Saved data entries:
**********

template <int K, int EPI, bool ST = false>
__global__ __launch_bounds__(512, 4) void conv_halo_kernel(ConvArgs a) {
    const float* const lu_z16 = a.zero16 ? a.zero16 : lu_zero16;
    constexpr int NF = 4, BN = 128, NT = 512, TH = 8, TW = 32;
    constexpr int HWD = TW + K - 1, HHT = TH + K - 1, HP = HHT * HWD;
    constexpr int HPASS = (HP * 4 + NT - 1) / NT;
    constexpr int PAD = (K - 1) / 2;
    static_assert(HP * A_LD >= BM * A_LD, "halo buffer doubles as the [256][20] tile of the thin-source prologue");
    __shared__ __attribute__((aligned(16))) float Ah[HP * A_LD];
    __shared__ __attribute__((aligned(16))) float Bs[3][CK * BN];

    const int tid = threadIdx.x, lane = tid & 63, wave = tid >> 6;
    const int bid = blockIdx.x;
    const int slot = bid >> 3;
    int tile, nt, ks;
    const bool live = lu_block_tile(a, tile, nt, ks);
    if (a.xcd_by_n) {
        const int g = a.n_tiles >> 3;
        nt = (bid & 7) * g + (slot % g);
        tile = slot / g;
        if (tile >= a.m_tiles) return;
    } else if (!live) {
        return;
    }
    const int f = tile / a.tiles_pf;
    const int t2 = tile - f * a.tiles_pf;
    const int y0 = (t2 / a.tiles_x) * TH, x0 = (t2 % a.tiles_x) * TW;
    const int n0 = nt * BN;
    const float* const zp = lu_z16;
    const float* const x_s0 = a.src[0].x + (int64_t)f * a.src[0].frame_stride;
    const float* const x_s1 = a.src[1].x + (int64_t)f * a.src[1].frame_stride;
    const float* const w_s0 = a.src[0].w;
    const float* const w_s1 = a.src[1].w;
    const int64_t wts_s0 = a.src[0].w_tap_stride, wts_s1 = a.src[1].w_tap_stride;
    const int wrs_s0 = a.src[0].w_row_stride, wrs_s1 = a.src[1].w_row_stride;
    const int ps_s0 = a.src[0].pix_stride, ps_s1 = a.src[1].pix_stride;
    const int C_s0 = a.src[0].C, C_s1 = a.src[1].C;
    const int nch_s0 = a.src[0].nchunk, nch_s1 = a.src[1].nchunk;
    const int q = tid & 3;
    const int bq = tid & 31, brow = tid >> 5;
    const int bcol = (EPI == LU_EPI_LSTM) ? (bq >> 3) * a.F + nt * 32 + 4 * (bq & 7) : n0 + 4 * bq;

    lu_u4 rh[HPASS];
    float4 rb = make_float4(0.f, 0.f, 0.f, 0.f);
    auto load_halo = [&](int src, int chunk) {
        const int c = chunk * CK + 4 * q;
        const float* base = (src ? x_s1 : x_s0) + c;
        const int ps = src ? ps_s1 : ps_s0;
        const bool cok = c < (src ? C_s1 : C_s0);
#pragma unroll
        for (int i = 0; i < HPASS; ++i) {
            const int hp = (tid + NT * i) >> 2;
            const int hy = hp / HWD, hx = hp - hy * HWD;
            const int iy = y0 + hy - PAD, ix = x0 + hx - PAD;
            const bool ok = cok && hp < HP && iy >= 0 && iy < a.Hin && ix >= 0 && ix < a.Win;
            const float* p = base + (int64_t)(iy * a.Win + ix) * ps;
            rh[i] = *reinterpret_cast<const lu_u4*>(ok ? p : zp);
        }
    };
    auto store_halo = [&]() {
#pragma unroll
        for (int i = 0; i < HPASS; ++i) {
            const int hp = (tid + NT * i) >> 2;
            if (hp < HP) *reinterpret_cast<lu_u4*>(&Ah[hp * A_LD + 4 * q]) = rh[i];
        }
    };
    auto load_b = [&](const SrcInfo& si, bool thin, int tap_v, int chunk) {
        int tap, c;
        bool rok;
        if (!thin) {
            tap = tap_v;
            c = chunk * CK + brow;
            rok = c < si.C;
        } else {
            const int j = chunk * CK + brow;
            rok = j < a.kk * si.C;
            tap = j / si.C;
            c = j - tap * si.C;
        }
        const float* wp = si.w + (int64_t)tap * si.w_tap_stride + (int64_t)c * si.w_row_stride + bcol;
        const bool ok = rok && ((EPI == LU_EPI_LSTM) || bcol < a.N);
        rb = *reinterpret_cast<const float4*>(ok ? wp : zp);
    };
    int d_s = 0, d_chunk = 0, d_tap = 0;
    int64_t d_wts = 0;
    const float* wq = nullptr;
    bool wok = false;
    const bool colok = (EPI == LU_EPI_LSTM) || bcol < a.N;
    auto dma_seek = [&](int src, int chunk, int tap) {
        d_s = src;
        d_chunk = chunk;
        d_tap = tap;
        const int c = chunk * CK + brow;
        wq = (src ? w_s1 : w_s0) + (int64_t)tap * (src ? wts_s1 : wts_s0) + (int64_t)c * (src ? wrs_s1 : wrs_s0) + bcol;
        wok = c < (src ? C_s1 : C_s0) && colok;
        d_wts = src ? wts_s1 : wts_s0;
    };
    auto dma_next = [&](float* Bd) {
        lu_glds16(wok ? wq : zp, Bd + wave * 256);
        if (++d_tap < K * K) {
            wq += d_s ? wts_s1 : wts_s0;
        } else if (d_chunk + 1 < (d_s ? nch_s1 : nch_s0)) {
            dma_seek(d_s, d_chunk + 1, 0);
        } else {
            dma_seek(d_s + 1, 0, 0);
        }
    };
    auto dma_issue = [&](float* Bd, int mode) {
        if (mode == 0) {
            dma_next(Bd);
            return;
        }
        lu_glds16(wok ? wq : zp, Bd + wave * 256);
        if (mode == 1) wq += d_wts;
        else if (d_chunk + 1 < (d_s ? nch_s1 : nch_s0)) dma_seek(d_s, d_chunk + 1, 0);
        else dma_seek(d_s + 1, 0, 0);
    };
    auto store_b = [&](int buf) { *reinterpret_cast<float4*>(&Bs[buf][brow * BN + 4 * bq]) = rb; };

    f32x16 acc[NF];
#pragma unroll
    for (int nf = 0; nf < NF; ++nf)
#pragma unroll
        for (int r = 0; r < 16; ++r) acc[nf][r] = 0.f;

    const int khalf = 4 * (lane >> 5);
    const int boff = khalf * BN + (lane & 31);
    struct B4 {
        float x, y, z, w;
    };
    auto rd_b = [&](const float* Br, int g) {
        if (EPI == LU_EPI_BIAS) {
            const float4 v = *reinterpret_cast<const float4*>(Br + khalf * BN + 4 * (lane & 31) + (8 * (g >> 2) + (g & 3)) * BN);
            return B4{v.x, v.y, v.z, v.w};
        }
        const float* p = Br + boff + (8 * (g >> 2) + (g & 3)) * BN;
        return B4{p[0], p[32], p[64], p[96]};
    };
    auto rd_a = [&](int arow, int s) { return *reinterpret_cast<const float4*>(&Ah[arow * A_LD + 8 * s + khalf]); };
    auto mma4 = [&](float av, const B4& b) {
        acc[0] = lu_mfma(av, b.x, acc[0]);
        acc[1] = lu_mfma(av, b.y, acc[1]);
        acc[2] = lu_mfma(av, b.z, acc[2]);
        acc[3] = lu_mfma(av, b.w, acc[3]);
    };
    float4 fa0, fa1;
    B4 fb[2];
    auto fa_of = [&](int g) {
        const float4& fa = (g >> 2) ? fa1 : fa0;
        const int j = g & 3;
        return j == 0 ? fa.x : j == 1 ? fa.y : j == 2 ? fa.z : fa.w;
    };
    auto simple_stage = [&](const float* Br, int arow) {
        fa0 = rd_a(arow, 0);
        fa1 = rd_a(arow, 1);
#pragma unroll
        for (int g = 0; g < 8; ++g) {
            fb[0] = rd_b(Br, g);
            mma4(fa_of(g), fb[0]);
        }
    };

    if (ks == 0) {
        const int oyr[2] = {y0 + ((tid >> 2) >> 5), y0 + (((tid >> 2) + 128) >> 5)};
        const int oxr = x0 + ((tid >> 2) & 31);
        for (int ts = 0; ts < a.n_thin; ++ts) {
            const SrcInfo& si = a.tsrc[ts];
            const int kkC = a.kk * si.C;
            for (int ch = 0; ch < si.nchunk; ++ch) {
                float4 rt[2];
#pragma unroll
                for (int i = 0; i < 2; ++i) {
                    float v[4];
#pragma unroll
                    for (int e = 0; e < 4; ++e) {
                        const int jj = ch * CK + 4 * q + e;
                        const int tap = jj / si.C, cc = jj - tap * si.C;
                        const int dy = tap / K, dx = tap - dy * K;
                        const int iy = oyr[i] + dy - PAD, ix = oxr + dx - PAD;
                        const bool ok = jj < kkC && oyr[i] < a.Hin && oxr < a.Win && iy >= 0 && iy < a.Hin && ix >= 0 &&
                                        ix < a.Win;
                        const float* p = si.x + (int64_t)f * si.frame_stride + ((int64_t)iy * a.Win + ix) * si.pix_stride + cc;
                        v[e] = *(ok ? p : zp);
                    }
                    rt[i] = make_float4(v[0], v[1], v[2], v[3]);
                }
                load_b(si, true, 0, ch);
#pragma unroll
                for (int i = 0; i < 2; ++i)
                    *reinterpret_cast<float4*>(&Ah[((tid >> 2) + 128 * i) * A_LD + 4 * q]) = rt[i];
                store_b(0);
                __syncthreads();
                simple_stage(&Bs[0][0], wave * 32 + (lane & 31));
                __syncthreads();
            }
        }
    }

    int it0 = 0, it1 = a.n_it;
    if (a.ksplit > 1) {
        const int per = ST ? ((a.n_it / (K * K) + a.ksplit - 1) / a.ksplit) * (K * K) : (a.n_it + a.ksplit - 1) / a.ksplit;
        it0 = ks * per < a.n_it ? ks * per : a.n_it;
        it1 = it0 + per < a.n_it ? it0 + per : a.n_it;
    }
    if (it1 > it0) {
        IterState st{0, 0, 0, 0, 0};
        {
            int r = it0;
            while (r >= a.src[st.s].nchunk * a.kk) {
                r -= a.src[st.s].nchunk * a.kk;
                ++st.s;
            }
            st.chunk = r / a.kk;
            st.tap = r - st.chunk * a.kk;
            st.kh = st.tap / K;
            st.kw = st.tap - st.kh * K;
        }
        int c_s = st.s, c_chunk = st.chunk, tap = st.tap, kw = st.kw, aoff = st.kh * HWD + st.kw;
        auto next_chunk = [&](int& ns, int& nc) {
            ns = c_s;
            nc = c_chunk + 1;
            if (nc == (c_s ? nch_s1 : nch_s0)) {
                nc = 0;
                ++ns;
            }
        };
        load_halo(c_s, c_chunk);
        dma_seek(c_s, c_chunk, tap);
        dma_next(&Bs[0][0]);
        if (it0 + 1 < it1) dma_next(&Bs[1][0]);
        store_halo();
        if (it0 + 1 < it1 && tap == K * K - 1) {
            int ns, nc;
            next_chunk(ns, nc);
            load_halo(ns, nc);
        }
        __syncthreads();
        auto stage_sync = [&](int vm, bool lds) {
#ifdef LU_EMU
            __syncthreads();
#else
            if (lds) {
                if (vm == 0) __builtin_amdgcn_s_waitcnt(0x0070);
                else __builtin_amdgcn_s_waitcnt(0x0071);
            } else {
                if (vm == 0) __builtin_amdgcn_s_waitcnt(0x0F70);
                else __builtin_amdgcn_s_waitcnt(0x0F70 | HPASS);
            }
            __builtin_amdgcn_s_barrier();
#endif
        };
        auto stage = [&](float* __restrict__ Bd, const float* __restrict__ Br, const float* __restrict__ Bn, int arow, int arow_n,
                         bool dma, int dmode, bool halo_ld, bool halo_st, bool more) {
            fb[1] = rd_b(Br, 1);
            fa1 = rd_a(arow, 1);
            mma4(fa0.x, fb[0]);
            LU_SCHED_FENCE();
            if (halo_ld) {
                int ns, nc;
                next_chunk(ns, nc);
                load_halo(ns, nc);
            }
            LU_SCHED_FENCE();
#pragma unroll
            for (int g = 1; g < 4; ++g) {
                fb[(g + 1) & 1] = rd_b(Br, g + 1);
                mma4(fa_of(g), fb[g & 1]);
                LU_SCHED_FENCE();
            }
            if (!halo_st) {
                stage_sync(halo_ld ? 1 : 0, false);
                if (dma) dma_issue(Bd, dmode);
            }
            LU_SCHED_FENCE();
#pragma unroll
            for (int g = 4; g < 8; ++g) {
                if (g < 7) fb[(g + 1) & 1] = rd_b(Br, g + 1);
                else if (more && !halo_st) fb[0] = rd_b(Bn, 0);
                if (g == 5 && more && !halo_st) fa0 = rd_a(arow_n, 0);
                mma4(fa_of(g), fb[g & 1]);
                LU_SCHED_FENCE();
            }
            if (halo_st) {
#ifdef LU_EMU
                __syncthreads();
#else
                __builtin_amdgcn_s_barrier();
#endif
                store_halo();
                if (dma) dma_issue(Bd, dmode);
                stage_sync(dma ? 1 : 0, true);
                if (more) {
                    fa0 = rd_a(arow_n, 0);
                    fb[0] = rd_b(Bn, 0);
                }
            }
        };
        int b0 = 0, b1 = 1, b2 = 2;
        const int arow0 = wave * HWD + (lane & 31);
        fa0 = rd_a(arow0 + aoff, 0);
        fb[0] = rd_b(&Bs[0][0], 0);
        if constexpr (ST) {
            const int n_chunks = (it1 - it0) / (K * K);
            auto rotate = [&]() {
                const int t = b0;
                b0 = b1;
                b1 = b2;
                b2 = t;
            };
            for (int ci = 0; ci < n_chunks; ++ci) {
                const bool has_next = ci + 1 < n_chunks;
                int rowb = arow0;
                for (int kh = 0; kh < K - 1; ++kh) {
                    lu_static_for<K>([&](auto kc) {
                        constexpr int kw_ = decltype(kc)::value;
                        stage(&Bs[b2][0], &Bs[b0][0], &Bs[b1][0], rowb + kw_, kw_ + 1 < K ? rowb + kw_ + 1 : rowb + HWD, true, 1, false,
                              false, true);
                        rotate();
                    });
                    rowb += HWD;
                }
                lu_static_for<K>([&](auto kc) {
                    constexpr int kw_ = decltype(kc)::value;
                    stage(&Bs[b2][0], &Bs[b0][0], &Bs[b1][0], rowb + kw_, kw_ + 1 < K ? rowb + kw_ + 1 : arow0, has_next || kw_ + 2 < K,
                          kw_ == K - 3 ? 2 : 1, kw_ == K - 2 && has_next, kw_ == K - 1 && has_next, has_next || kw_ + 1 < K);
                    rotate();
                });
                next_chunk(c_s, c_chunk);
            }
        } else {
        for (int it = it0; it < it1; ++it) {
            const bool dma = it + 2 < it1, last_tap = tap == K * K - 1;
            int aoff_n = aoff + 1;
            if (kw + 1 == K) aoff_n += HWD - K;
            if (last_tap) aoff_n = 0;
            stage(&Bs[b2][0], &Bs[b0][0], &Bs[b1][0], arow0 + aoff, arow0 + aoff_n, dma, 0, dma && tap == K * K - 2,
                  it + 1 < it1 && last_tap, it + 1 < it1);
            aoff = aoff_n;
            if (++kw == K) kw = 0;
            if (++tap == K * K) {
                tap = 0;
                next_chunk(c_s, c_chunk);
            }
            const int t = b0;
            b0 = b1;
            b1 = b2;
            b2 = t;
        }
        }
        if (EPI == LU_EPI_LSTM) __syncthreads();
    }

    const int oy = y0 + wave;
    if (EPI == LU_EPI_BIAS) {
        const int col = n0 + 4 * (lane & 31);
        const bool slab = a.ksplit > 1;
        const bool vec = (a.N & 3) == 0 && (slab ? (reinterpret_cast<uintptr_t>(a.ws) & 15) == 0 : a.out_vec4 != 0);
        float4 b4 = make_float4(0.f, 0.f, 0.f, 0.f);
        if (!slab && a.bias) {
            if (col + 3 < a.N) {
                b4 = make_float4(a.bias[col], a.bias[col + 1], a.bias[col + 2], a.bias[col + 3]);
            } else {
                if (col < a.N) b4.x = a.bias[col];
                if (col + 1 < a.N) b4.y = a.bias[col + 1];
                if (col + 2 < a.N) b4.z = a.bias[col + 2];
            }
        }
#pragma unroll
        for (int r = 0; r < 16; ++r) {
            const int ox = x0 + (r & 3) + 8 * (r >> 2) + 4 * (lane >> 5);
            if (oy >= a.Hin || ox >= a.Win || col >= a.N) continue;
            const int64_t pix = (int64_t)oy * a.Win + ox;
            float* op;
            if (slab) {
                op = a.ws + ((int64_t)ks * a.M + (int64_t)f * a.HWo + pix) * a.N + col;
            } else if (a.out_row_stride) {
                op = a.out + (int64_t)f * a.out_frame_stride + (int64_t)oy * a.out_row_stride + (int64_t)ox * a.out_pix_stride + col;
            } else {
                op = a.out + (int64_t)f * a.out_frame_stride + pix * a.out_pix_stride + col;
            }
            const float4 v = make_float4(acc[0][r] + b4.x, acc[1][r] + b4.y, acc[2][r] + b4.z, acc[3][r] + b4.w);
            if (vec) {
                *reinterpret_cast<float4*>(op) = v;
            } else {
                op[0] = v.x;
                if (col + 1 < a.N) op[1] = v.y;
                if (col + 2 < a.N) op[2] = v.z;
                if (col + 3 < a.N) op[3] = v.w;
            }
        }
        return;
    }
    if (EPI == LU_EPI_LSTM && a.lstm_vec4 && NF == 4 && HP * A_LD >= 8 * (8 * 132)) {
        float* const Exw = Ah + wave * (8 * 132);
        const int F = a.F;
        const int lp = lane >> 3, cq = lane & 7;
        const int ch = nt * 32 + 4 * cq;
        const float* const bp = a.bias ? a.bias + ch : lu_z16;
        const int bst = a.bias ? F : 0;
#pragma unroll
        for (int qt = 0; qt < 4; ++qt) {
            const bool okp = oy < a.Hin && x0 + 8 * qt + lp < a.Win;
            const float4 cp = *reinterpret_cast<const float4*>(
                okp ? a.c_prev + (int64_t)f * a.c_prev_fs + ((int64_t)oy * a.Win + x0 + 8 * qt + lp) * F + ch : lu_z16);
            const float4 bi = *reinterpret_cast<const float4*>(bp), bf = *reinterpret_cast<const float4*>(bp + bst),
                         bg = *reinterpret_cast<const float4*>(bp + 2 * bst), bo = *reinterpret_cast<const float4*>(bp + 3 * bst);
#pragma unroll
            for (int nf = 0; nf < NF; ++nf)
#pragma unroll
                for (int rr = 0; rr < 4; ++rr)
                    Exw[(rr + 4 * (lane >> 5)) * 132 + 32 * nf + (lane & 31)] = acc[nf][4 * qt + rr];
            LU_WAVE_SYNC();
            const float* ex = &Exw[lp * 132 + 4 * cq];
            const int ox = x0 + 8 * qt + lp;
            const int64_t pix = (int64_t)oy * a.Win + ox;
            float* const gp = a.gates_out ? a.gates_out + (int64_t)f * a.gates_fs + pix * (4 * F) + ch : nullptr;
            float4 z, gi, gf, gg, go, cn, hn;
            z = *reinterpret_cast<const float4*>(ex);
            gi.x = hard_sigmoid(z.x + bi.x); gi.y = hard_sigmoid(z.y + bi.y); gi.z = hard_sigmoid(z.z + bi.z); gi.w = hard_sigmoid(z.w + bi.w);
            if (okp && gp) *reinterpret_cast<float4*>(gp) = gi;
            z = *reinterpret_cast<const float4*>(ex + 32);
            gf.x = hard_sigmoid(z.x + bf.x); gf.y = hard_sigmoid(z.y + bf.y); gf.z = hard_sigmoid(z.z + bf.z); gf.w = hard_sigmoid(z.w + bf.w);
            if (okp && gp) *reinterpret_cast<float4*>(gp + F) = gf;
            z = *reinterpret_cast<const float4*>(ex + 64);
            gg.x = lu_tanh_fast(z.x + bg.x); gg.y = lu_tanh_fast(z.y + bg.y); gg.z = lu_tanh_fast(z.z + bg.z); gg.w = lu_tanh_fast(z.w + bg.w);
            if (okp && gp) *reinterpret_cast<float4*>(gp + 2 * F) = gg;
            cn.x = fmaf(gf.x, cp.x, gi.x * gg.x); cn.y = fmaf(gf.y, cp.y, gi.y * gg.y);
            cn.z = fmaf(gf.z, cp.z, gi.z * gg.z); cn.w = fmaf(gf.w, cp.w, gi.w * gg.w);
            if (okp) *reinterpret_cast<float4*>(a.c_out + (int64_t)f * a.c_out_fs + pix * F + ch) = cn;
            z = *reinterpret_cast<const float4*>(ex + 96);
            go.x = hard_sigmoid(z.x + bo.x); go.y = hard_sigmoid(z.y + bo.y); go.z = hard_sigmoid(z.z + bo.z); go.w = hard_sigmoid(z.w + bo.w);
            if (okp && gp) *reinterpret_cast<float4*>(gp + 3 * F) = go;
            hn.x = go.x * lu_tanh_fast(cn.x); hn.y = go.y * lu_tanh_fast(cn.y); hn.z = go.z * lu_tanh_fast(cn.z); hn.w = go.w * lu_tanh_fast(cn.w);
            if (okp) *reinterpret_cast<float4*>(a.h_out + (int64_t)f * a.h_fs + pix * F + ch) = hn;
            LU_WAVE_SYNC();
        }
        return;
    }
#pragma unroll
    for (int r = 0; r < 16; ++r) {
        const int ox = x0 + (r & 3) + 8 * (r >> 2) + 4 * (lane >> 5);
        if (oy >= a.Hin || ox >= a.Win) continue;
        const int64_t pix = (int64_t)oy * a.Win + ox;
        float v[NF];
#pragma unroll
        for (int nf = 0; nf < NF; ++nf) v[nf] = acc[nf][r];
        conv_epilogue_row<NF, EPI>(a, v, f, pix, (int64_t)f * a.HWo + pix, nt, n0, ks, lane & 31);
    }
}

**********

#### Task goal
Count of lines in the data above that contain the string "decltype": give this number and no other words.

#### Result of this exercise
2